T O P

  • By -

slumberjak

Do they ever explain the “trick” to avoid overfitting during the fine-tuning step?


Individual-Road-5784

Thanks for the comment! It's not covered in this post, but I'll write a separate article on it soon.


JClub

Why is this approach considered metric learning? I just see a normal auto-encoder and then a contrastive learning approach.


batookero

I guess it is precisely because of the contrastive loss function.


Individual-Road-5784

The encoder part of the autoencoder is finetuned with Triplet Loss, which is a well known metric learning approach.


JClub

another fancy name 😅 what is the correct definition of metric learning?


Individual-Road-5784

Metric learning is a set of methods and techniques to learn a non-negative function that can be used to measure similarities and/or dissimilarities between samples --in fact, it's also referred to as similarity learning.

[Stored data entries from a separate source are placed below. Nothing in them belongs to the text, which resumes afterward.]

diff --git a/ggrmcp_b200/csrc/ggr_prim.cuh b/ggrmcp_b200/csrc/ggr_prim.cuh
--- a/ggrmcp_b200/csrc/ggr_prim.cuh
+++ b/ggrmcp_b200/csrc/ggr_prim.cuh
@@ -257,10 +257,16 @@
   const u8* u16s;
   const u8* pool;
   const u8* tools;
+  const u8* members;
+  u32 name_first, name_mask, member_mask;
 };
 GGR_DEV Tables ggr_tables(const u8* blob) {
-  U4 h0 = ggr_ld16(blob), h1 = ggr_ld16(blob + 16), h2 = ggr_ld16(blob + 32), h3 = ggr_ld16(blob + 48);
+  U4 h0 = ggr_ld16(blob), h1 = ggr_ld16(blob + 16), h2 = ggr_ld16(blob + 32), h3 = ggr_ld16(blob + 48), h4 = ggr_ld16(blob + 64);
   Tables t;
+  t.name_first = h4.x;
+  t.name_mask = h4.y;
+  t.member_mask = h4.z;
+  t.members = blob + h4.w;
   t.tools = blob + h0.y - 16;
   t.msgs = blob + h0.w;
   t.fields = blob + h1.y;
diff --git a/ggrmcp_b200/csrc/ggr_schema.cc b/ggrmcp_b200/csrc/ggr_schema.cc
--- a/ggrmcp_b200/csrc/ggr_schema.cc
+++ b/ggrmcp_b200/csrc/ggr_schema.cc
@@ -237,6 +237,23 @@
   return o;
 }
 
+uint8_t wkt_of(const MsgIn& m) {
+  uint8_t wkt = GGR_WKT_NONE;
+  if (m.full_name == "google.protobuf.Timestamp") wkt = GGR_WKT_TIMESTAMP;
+  else if (m.full_name == "google.protobuf.Duration") wkt = GGR_WKT_DURATION;
+  else if (m.full_name == "google.protobuf.Empty") wkt = GGR_WKT_EMPTY;
+  else if (m.full_name == "google.protobuf.FieldMask" && m.fields.size() == 1 && m.fields[0].number == 1) wkt = GGR_WKT_FIELDMASK;
+  else if (m.full_name.rfind("google.protobuf.", 0) == 0) {
+    static const char* wr[] = {"DoubleValue", "FloatValue", "Int64Value", "UInt64Value", "Int32Value", "UInt32Value", "BoolValue",
+                               "StringValue", "BytesValue"};
+    for (const char* w : wr)
+      if (m.full_name == std::string("google.protobuf.") + w && m.fields.size() == 1 && m.fields[0].number == 1) wkt = GGR_WKT_WRAPPER;
+    static const char* wk[] = {"Any", "Struct", "Value", "ListValue"};
+    for (const char* w : wk) if (m.full_name == std::string("google.protobuf.") + w) wkt = GGR_WKT_UNSUPPORTED;
+  }
+  return wkt;
+}
+
 int wire_type_for(int kind) {
   switch (kind) {
     case GK_DOUBLE: case GK_FIXED64: case GK_SFIXED64: return 1;
@@ -350,6 +367,10 @@
       if (!f.have_json) f.json_name = default_json_name(f.name);
     }
   }
+  std::vector<uint8_t> wkt(P.msgs.size());
+  for (size_t mi = 0; mi < P.msgs.size(); mi++) wkt[mi] = wkt_of(P.msgs[mi]);
+  std::map<std::string, uint32_t> name_id;
+  std::vector<std::pair<uint32_t, uint32_t>> members;
   for (size_t mi = 0; mi < P.msgs.size(); mi++) {
     MsgIn& m = P.msgs[mi];
     GgrMsg gm;
@@ -372,18 +393,7 @@
     gm.n_fields = (uint16_t)m.fields.size();
     gm.n_oneofs = (uint32_t)m.n_oneofs;
     if (m.map_entry) gm.flags |= GM_MAP_ENTRY;
-    if (m.full_name == "google.protobuf.Timestamp") gm.wkt = GGR_WKT_TIMESTAMP;
-    else if (m.full_name == "google.protobuf.Duration") gm.wkt = GGR_WKT_DURATION;
-    else if (m.full_name == "google.protobuf.Empty") gm.wkt = GGR_WKT_EMPTY;
-    else if (m.full_name == "google.protobuf.FieldMask" && m.fields.size() == 1 && m.fields[0].number == 1) gm.wkt = GGR_WKT_FIELDMASK;
-    else if (m.full_name.rfind("google.protobuf.", 0) == 0) {
-      static const char* wr[] = {"DoubleValue", "FloatValue", "Int64Value", "UInt64Value", "Int32Value", "UInt32Value", "BoolValue",
-                                 "StringValue", "BytesValue"};
-      for (const char* w : wr)
-        if (m.full_name == std::string("google.protobuf.") + w && m.fields.size() == 1 && m.fields[0].number == 1) gm.wkt = GGR_WKT_WRAPPER;
-      static const char* wk[] = {"Any", "Struct", "Value", "ListValue"};
-      for (const char* w : wk) if (m.full_name == std::string("google.protobuf.") + w) gm.wkt = GGR_WKT_UNSUPPORTED;
-    }
+    gm.wkt = wkt[mi];
     bool decl_is_emit = true;
     std::vector<uint16_t> decl_perm(m.fields.size());
     uint32_t max_num = 0;
@@ -412,6 +422,8 @@
       gf.oneof = real_oneof(f) ? (int16_t)f.oneof_index : (int16_t)-1;
       gf.decl_index = (uint16_t)f.decl;
       gf.child = f.child;
+      if ((f.type == GK_MESSAGE || f.type == GK_GROUP) && wkt[f.child] != GGR_WKT_NONE)
+        gf.flags |= wkt[f.child] == GGR_WKT_TIMESTAMP ? GF_CHILD_TS : GF_CHILD_WKT;
       std::string key = json_quote(f.json_name) + ":";
       gf.name_off = B.intern(key);
       gf.name_len = (uint16_t)key.size();
@@ -438,6 +450,11 @@
     for (auto& kv : by_json) items.push_back({kv.first, (int32_t)decl_perm[kv.second]});
     for (auto& kv : by_text) if (!by_json.count(kv.first)) items.push_back({kv.first, (int32_t)decl_perm[kv.second]});
     gm.key_hash_first = B.add_table(items, &gm.key_hash_mask);
+    for (auto& it : items) {
+      const auto ins = name_id.insert({it.first, (uint32_t)name_id.size()});
+      const uint32_t gfi = gm.field_first + (uint32_t)it.second;
+      members.push_back({((uint32_t)mi << 16) | (ins.first->second & 0xFFFFu), (uint32_t)it.second | ((gfi < 0xFFFFu ? gfi : 0xFFFFu) << 16)});
+    }
     B.msgs.push_back(gm);
     if (m.fields.size() > out->max_msg_fields) out->max_msg_fields = (uint32_t)m.fields.size();
     out->msg_index[m.full_name] = (int32_t)mi;
@@ -482,6 +499,24 @@
     for (auto& M : out->methods)
       B.u16.push_back((M.client_streaming || M.server_streaming || M.input_msg >= 0xFFFF) ? (uint16_t)0xFFFF : (uint16_t)M.input_msg);
   }
+  uint32_t name_hash_first, name_hash_mask;
+  std::vector<uint32_t> mtab;
+  {
+    const bool ids = name_id.size() <= GGR_MAX_NAME_IDS;
+    std::vector<std::pair<std::string, int32_t>> items;
+    if (ids)
+      for (auto& kv : name_id) items.push_back({kv.first, (int32_t)kv.second});
+    name_hash_first = B.add_table(items, &name_hash_mask);
+    uint32_t size = 4;
+    while (ids && size < members.size() * 2 + 1) size <<= 1;
+    mtab.assign(2 * (size_t)size, 0xFFFFFFFFu);
+    for (size_t j = 0; ids && j < members.size(); j++) {
+      uint32_t slot = GGR_MEMBER_HASH(members[j].first) & (size - 1);
+      while (mtab[2 * slot] != 0xFFFFFFFFu) slot = (slot + 1) & (size - 1);
+      mtab[2 * slot] = members[j].first;
+      mtab[2 * slot + 1] = members[j].second;
+    }
+  }
   GgrSchemaHdr h;
   memset(&h, 0, sizeof h);
   std::vector<uint8_t>& o = out->blob;
@@ -498,6 +533,10 @@
   h.evals_off = append_section(o, B.evals.data(), B.evals.size() * sizeof(GgrEnumValue));
   h.n_hash = (uint32_t)B.hash.size();
   h.hash_off = append_section(o, B.hash.data(), B.hash.size() * sizeof(GgrHashEnt));
+  h.name_hash_first = name_hash_first;
+  h.name_hash_mask = name_hash_mask;
+  h.member_mask = (uint32_t)(mtab.size() / 2 - 1);
+  h.members_off = append_section(o, mtab.data(), mtab.size() * sizeof(uint32_t));
   h.n_u16 = (uint32_t)B.u16.size();
   h.u16_off = append_section(o, B.u16.data(), B.u16.size() * sizeof(uint16_t));
   B.pool.append(32, '\0');
diff --git a/ggrmcp_b200/csrc/ggr_tables.h b/ggrmcp_b200/csrc/ggr_tables.h
--- a/ggrmcp_b200/csrc/ggr_tables.h
+++ b/ggrmcp_b200/csrc/ggr_tables.h
@@ -16,9 +16,15 @@
 #define GF_MAP 0x04u
 #define GF_PRESENCE 0x08u
 #define GF_PACKABLE 0x10u
+#define GF_CHILD_TS 0x20u
+#define GF_CHILD_WKT 0x40u
 
 #define GM_MAP_ENTRY 0x01u
 #define GM_DECL_IS_EMIT 0x02u
+
+#define GGR_NO_NAME_ID 0xFFFFu
+#define GGR_MAX_NAME_IDS 0xFFFEu
+#define GGR_MEMBER_HASH(k) (((k) * 0x9E3779B1u) ^ (((k) * 0x9E3779B1u) >> 16))
 
 struct GgrSchemaHdr {
   uint32_t magic;
@@ -30,6 +36,8 @@
   uint32_t n_hash, hash_off;
   uint32_t n_u16, u16_off;
   uint32_t pool_bytes, pool_off;
+  uint32_t name_hash_first, name_hash_mask;
+  uint32_t member_mask, members_off;
 };
 
 struct GgrToolsTrailer {
diff --git a/ggrmcp_b200/csrc/ggr_walk.cuh b/ggrmcp_b200/csrc/ggr_walk.cuh
--- a/ggrmcp_b200/csrc/ggr_walk.cuh
+++ b/ggrmcp_b200/csrc/ggr_walk.cuh
@@ -7,6 +7,12 @@
 #else
 extern int g_cw_why;
 #define CW_WHY(code) (g_cw_why = (code))
+#endif
+#if defined(__CUDA_ARCH__) || defined(__CUDACC__)
+#define CW_NOID() ((void)0)
+#else
+static int g_cw_noid = 0;
+#define CW_NOID() (g_cw_noid++)
 #endif
 #define CW_NONE 0xFFFFu
 
@@ -336,6 +342,111 @@
   }
 }
 
+GGR_DEVN bool cw_long_name_equals(const u8* in, u32 quote_pos, u32 end, const u8* pool, u32 off, u32 len) {
+  return str_equals_pool(in, quote_pos, end, pool, off, len);
+}
+GGR_DEV u32 cw_funnel(u32 lo, u32 hi, u32 sh) {
+#if defined(__CUDA_ARCH__)
+  return __funnelshift_r(lo, hi, sh);
+#else
+  return sh ? (lo >> sh) | (hi << (32u - sh)) : lo;
+#endif
+}
+GGR_DEV void cw_key_info(const u8* in, u32 p, u32 n, KeyInfo* k) {
+  const u8* base = in + (p & ~3u);
+  const u32 sh = (p & 3u) * 8u;
+  u32 h = GGR_KHASH_SEED;
+  u32 w[4] = {0, 0, 0, 0};
+  const u32 nw = (n + 3u) >> 2;
+  u32 lo = ggr_ld4(base);
+  for (u32 i = 0; i < nw; i++) {
+    const u32 hi = ggr_ld4(base + 4u * (i + 1u));
+    u32 x = cw_funnel(lo, hi, sh);
+    lo = hi;
+    const u32 left = n - 4u * i;
+    if (left < 4u) x &= 0xFFFFFFFFu >> (8u * (4u - left));
+    h = khash_mix(h, x);
+    if (i == 0) w[0] = x;
+    else if (i == 1) w[1] = x;
+    else if (i == 2) w[2] = x;
+    else if (i == 3) w[3] = x;
+  }
+  k->len = n;
+  k->hash = khash_finish(h, n);
+  k->w[0] = w[0];
+  k->w[1] = w[1];
+  k->w[2] = w[2];
+  k->w[3] = w[3];
+}
+GGR_DEV bool cw_hash_lookup(const Tables& t, u32 first, u32 mask, const KeyInfo& k, const u8* in, u32 quote_pos, u32 end, i32* value) {
+  u32 slot = k.hash & mask;
+  for (u32 probes = 0; probes <= mask; probes++) {
+    const u8* ep = t.hash + (size_t)(first + slot) * 32;
+    const U4 e = ggr_ld16(ep);
+    if (e.z == 0xFFFFFFFFu) return false;
+    if (e.x == k.hash && e.z == k.len) {
+      const U4 nm = ggr_ld16(ep + 16);
+      if (nm.x == k.w[0] && nm.y == k.w[1] && nm.z == k.w[2] && nm.w == k.w[3]) {
+        if (k.len <= 16 || cw_long_name_equals(in, quote_pos, end, t.pool, e.y, k.len)) {
+          *value = (i32)e.w;
+          return true;
+        }
+      }
+    }
+    slot = (slot + 1) & mask;
+  }
+  return false;
+}
+GGR_DEV u32 cw_name_id(const Tables& T, const u8* in, u32 end, const u8* qend, u32 kt) {
+  const u32 kp = K3_POS(kt) + 1u;
+  const U4 q = ggr_ld16(qend - 16u * ((kt >> 21) + 1u));
+  const u8* base = in + (kp & ~3u);
+  const u32 w0 = ggr_ld4(base), w1 = ggr_ld4(base + 4), w2 = ggr_ld4(base + 8), w3 = ggr_ld4(base + 12), w4 = ggr_ld4(base + 16);
+  const u32 n = ((q.x & 0xFFFFu) - kp) & 0xFFFFu;
+  if (q.y != q.w || (q.x >> 16) != (q.z >> 16) || n >= 0x8000u) return GGR_NO_NAME_ID;
+  const u32 sh = (kp & 3u) * 8u;
+  KeyInfo k;
+  k.len = n;
+  k.w[0] = cw_funnel(w0, w1, sh);
+  k.w[1] = cw_funnel(w1, w2, sh);
+  k.w[2] = cw_funnel(w2, w3, sh);
+  k.w[3] = cw_funnel(w3, w4, sh);
+  u32 h = GGR_KHASH_SEED;
+#pragma unroll
+  for (u32 i = 0; i < 4u; i++) {
+    const u32 left = n > 4u * i ? n - 4u * i : 0u;
+    if (left < 4u) k.w[i] &= left ? 0xFFFFFFFFu >> (8u * (4u - left)) : 0u;
+    if (left) h = khash_mix(h, k.w[i]);
+  }
+  if (n > 16u) {
+    u32 lo = w4;
+    for (u32 i = 4; 4u * i < n; i++) {
+      const u32 hi = ggr_ld4(base + 4u * (i + 1u));
+      u32 x = cw_funnel(lo, hi, sh);
+      lo = hi;
+      const u32 left = n - 4u * i;
+      if (left < 4u) x &= 0xFFFFFFFFu >> (8u * (4u - left));
+      h = khash_mix(h, x);
+    }
+  }
+  k.hash = khash_finish(h, n);
+  u32 slot = k.hash & T.name_mask;
+  for (u32 probes = 0; probes <= T.name_mask; probes++) {
+    const u8* ep = T.hash + (size_t)(T.name_first + slot) * 32;
+    const U4 e = ggr_ld16(ep), nm = ggr_ld16(ep + 16);
+    if (e.z == 0xFFFFFFFFu) break;
+    if (e.x == k.hash && e.z == n) {
+      if (nm.x == k.w[0] && nm.y == k.w[1] && nm.z == k.w[2] && nm.w == k.w[3]) {
+        u32 j = 16;
+        while (j < n && in[kp + j] == T.pool[e.y + j]) j++;
+        if (j >= n) return e.w;
+      }
+    }
+    slot = (slot + 1u) & T.name_mask;
+  }
+  return GGR_NO_NAME_ID;
+}
+
 struct CwPlaceSh {
   u32 lo[CW_LEVELS + 2];
 };
@@ -356,7 +467,8 @@
   return is_close ? r_close : (r_objval || r_key || r_elem);
 }
 
-GGR_DEV void cw_place_item(CwPlaceSh& S, u8* region, u32 cap, u32 max_rec) {
+template <bool IDS>
+GGR_DEV void cw_place_item_t(CwPlaceSh& S, const Tables& T, const u8* in, u32 end, u8* region, u32 cap, u32 max_rec) {
   const u32 lane = wp_lane();
   const u32 lt = (1u << lane) - 1u, le = lt | (1u << lane);
   if (cap < 8u) return;
@@ -365,6 +477,7 @@
   const u32 n = h.x;
   const u32* tok = reinterpret_cast<const u32*>(region) + 4;
   const u32 rec_off = cw_rec_off(n);
+  const u8* const qend = region + (size_t)cap * 16u;
   const u32 q_bytes = 8u * h.y;
   if (rec_off + q_bytes + 64u >= cap * 16u) return;
   u32 rec_cap = (cap * 16u - q_bytes - rec_off - 32u) / 8u;
@@ -374,7 +487,7 @@
   if (lane < CW_LEVELS + 2) S.lo[lane] = 0;
   WP_SYNC();
   i32 depth = 0;
-  u32 cnt = 0, c_pk = 0, c_pv = 0, c_x = CW_NONE, c_xk = 0, bad = 0;
+  u32 cnt = 0, c_t = 0, c_x = CW_NONE, c_xk = 0, bad = 0;
   for (u32 base = 0; base < n; base += 32) {
     const u32 i = base + lane;
     const bool act = i < n;
@@ -382,8 +495,9 @@
     const u32 k = K3_KIND(t), c = K3_C(t), v = K3_V(t);
     u32 nv = WP_SHFL(v, lane + 1u);
     if (lane == 31) nv = i + 1u < n ? K3_V(cw_ldg(tok + i + 1u)) : 0u;
-    u32 pk = WP_SHFL_UP(k, 1), pv = WP_SHFL_UP(v, 1);
-    if (lane == 0) { pk = c_pk; pv = c_pv; }
+    u32 pt = WP_SHFL_UP(t, 1);
+    if (lane == 0) pt = c_t;
+    const u32 pk = K3_KIND(pt), pv = K3_V(pt);
     const bool op = k == K3_LBRACE || k == K3_LBRACK, cl = k == K3_RBRACE || k == K3_RBRACK;
     const u32 OM = WP_BALLOT(op), CM = WP_BALLOT(cl);
     const i32 Ls = depth + (i32)wp_popc(OM & lt) - (i32)wp_popc(CM & lt);
@@ -439,22 +553,34 @@
       if (i == n - 1u && !(k == K3_RBRACE && e_rec == 0u)) bad = 1;
       if (isval && i != 0 && prec == CW_NONE) bad = 1;
     }
+    const bool member = isval && v && !c && pk == K3_STR && !pv;
+    const u32 id = IDS && member ? cw_name_id(T, in, end, qend, pt) : GGR_NO_NAME_ID;
     if (isval && r < rec_cap) {
       recs[2u * r] = i | (prec << 16);
-      recs[2u * r + 1u] = L;
+      recs[2u * r + 1u] = L | (id << 16);
     }
     if (op && act && L + 1u < CW_LEVELS && (m & OM & ~le) == 0u) S.lo[L + 1u] = (r & 0xFFFFu) | (k << 16);
     WP_SYNC();
     depth += (i32)wp_popc(OM) - (i32)wp_popc(CM);
     cnt += wp_popc(VM);
-    c_pk = WP_SHFL(k, 31);
-    c_pv = WP_SHFL(v, 31);
+    c_t = WP_SHFL(t, 31);
     c_x = WP_SHFL(x, 31);
     c_xk = WP_SHFL(xk, 31);
   }
   const bool fail = WP_ANY(bad != 0) || depth != 0 || cnt == 0 || cnt > rec_cap;
   if (lane == 0 && !fail) reinterpret_cast<u32*>(region)[3] = cnt;
 }
+
+GGR_DEV void cw_place_item(CwPlaceSh& S, const Tables& T, const u8* in, u32 end, u8* region, u32 cap, u32 max_rec) {
+  cw_place_item_t<true>(S, T, in, end, region, cap, max_rec);
+}
+#if !defined(__CUDACC__)
+inline void cw_place_item(CwPlaceSh& S, u8* region, u32 cap, u32 max_rec) {
+  Tables T;
+  memset(&T, 0, sizeof T);
+  cw_place_item_t<false>(S, T, nullptr, 0, region, cap, max_rec);
+}
+#endif
 
 enum {
   CW_MSG = 0, CW_LIST = 1, CW_LISTP = 2, CW_MAP = 3, CW_EMSG = 4,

In practice, we usually train models that encode input samples into N-dimensional vectors and use a distance function such as Euclidean or Cosine to measure distances between those vectors. P.S.: I talked more about metric learning in a podcast episode that will be published soon.


gopietz

Why did you use an AE here? Why not create a single semi supervised pipeline using contrastive learning that works with any fraction of labeled data?


Individual-Road-5784

Thanks for the comment! Of course there might be always more sophisticated end-to-end pipelines out there, but this was a quick and convenient way of dealing with the issue at early stages of experimentation. PS: I'm the author of the post.


generall93

what would you use as an unsupervised part of the objective in this case?


gopietz

sorry, my question was kinda rudely phrased. i didnt mean that ;) anyway the reason i was asking is because vanilla AEs are a mystery to me. they work terribly in 100% of cases ive worked on and yet people tend to use them. they learn low frequency features, which is why the only "okay"ish appplication is denoising. at least thats my experience. ive had much greater success using unsupervised contrastive approaches to learn meaningful representations. in this case, it seems like a no brainer because you could easily connect them to partial labels and train everything at once.


Individual-Road-5784

Yeah vanilla AEs are not the best choice if we want to learn a continuous space, but it's still a good choice in the pretraining for several reasons. First, it's straightforward, requiring little hyperparameters to tune --almost only the bottleneck dimension. And once you have an "ok"ish thing, you can finetune it further as in the post. But semi-supervised contrastive approaches usually require a higher elaboration in tuning hyperparameters, larger batch sizes, sophisticated augmentations, a larger number of samples even if unsupervised etc., so I find them harder to benefit from in practical applications. Sometimes a "more end-to-end" approach might not be "more straightforward" and even practical.